Data records section start
inline PlanResult plan_best(const std::vector<GateRec> &queue, const PlanRequest &rq) {
  const PlanSwitches &sw = rq.sw;
  const int nloc = rq.nloc, bw = rq.bw;
  const bool keep_ghosts = rq.keep_ghosts;
  if (sw.wave_pinned) return Planner(rq).plan(queue);
  if (!sw.tiles.empty()) {
    Planner forced(rq, sw.tiles_wb);
    forced.set_tiles(sw.tiles);
    return forced.plan(queue);
  }
  int best_wb = 1;
  size_t best_n = 0, n_of[kMaxWaveBits + 1] = {0, 0, 0};
  bool have = false, best_far = false, far_of[kMaxWaveBits + 1] = {false, false, false};
  const int only_wb = sw.only_wb;
  for (int wb : {1, 2, 0}) {
    if (only_wb >= 0 && wb != only_wb) continue;
    size_t n = 0;
    bool far = false;
    Planner(rq, wb).skeleton(queue, &n, &far);
    n_of[wb] = n;
    far_of[wb] = far;
    if (!have || (best_far && !far) || (best_far == far && n < best_n)) {
      best_wb = wb;
      best_n = n;
      best_far = far;
      have = true;
    }
    if (best_n <= 1 && !best_far) break;
  }
  Planner chosen(rq, best_wb);
  uint64_t dense_bits = 0;
  for (const GateRec &q : queue) if (q.tgt >= 0 && q.tgt < nloc && !plan_diag(q.g, q.tgt)) dense_bits |= 1ull << q.tgt;
  const int lane_low = bw == 128 ? 3 : 4;
  const int cap0 = (kLaneBits - lane_low) + std::min({sw.max_rb, max_reg_bits(bw), nloc - kLaneBits});
  if (best_n >= 3 && sw.search) {
    const double sweep_us = 2.0 * (double)(bw == 128 ? 16 : 8) * (double)(1ull << nloc) / 5.5e6;
    const uint64_t budget = sw.steps_pinned ? sw.steps : std::min<uint64_t>((uint64_t)(sweep_us * 640.0), 5000000);
    struct Task {
      int wb;
      size_t K;
      uint64_t stream, used = 0;
      bool ok = false, planned = false;
      double ms = 0;
      PlanResult pr;
      std::exception_ptr failed;
    };
    std::vector<Task> tasks;
    const size_t nmovable = (size_t)popc(dense_bits >> lane_low);
    std::vector<std::pair<int, size_t>> shapes;
    for (int wb : {1, 2, 0}) {
      if (budget < 5000) break;
      if (wb != best_wb && (wb == 0 || far_of[wb] || n_of[wb] == 0 || best_n < 4 || (wb == 2 && !sw.search_wb2))) continue;
      if (only_wb >= 0 && wb != only_wb) continue;
      const size_t cap = (size_t)(cap0 + wb), greedy = n_of[wb];
      const size_t kmin = std::max<size_t>({2, (nmovable + cap - 1) / cap, greedy > 3 ? greedy - 3 : 0});
      for (size_t K = kmin; K + 1 <= greedy && K <= best_n && K <= 8; ++K) shapes.emplace_back(wb, K);
    }
    int streams = 6;
    if (const unsigned hw = usable_cpus(); hw && !keep_ghosts && !shapes.empty())
      streams = std::max(1, std::min(6, (int)(hw / shapes.size())));
    if (sw.streams) streams = sw.streams;
    for (const auto &sh : shapes)
      for (int s = 0; s < streams; ++s) { tasks.emplace_back(); tasks.back().wb = sh.first; tasks.back().K = sh.second; tasks.back().stream = (uint64_t)(s + 1); }
    auto run = [&](Task &t) {
      const size_t i = (size_t)(&t - &tasks[0]);
      try {
        std::vector<std::vector<int>> tiles;
        t.ok = Planner(rq, t.wb).search_levels(queue, t.K, budget, t.stream, &tiles, &t.used);
        if (!t.ok) return;
        Planner forced(rq, t.wb);
        forced.set_tiles(tiles);
        t.pr = forced.plan(queue);
        t.planned = t.pr.sweeps.size() <= t.K && !plan_has_far_tile(t.pr);
      } catch (...) { t.failed = std::current_exception(); return; }
      if (t.planned) t.ms = keep_ghosts ? 1000.0 * (double)t.pr.sweeps.size() + 1e-3 * (double)(i + 1) : plan_predicted_ms(t.pr, nloc, bw);
    };
    std::atomic<size_t> next{0};
    auto drain = [&] { for (size_t i; (i = next++) < tasks.size(); ) run(tasks[i]); };
    std::vector<std::thread> pool;
    const size_t workers = sw.threads ? std::min<size_t>(tasks.size(), usable_cpus()) : 0;
    try { while (pool.size() < workers) pool.emplace_back(drain); } catch (...) {}
    PlanResult greedy_plan;
    std::exception_ptr greedy_failed;
    try { greedy_plan = chosen.plan(queue); } catch (...) { greedy_failed = std::current_exception(); next = tasks.size(); }
    drain();
    for (std::thread &x : pool) x.join();
    if (greedy_failed) std::rethrow_exception(greedy_failed);
    const Task *win = nullptr;
    double best_ms = keep_ghosts ? 1000.0 * (double)greedy_plan.sweeps.size() : plan_predicted_ms(greedy_plan, nloc, bw);
    for (const Task &t : tasks)
      if (t.planned && t.pr.sweeps.size() <= greedy_plan.sweeps.size() && t.ms < best_ms) { win = &t; best_ms = t.ms; }
    if (sw.pick >= 0) {
      if ((size_t)sw.pick < tasks.size() && tasks[sw.pick].planned) win = &tasks[sw.pick];
    }
    if (sw.log) {
      for (const Task &t : tasks)
        fprintf(stderr, "[qh plan search]   task %d: wave bits %d K=%zu stream %llu: %s after %llu label changes%s\n", (int)(&t - &tasks[0]), t.wb, t.K, (unsigned long long)t.stream,
                t.failed ? "FAILED (exception)" : t.ok ? "found" : "not found", (unsigned long long)t.used,
                t.planned ? (", " + std::to_string(t.pr.sweeps.size()) + " sweeps, predicted " + std::to_string(t.ms) + " ms").c_str() : "");
      fprintf(stderr, "[qh plan search] greedy: %d wave bit(s), %zu sweeps, predicted %.2f ms; chosen: %s (%zu tasks, budget %llu label changes each)\n", best_wb,
              greedy_plan.sweeps.size(), plan_predicted_ms(greedy_plan, nloc, bw),
              win ? (std::to_string(win->pr.sweeps.size()) + " sweeps with " + std::to_string(win->wb) + " wave bit(s), predicted " + std::to_string(win->ms) + " ms").c_str() : "greedy",
              tasks.size(), (unsigned long long)budget);
    }
    if (keep_ghosts)
      for (const Task &t : tasks) if (t.failed) std::rethrow_exception(t.failed);
    if (win) return win->pr;
    return greedy_plan;
  }
  return chosen.plan(queue);
}

template <class F> int guard_planning(std::string *err, F &&f) {
  try { f(); } catch (const std::bad_alloc &) { *err = "planning: out of host memory"; return QH_ERR_NOMEM; }
  catch (const std::exception &e) { *err = std::string("planning: ") + e.what(); return QH_ERR_ARG; }
  return QH_OK;
}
Data records section end
Work to complete: Within the records above, how many lines include the word "nmovable"? State the number by itself.

Result below: 2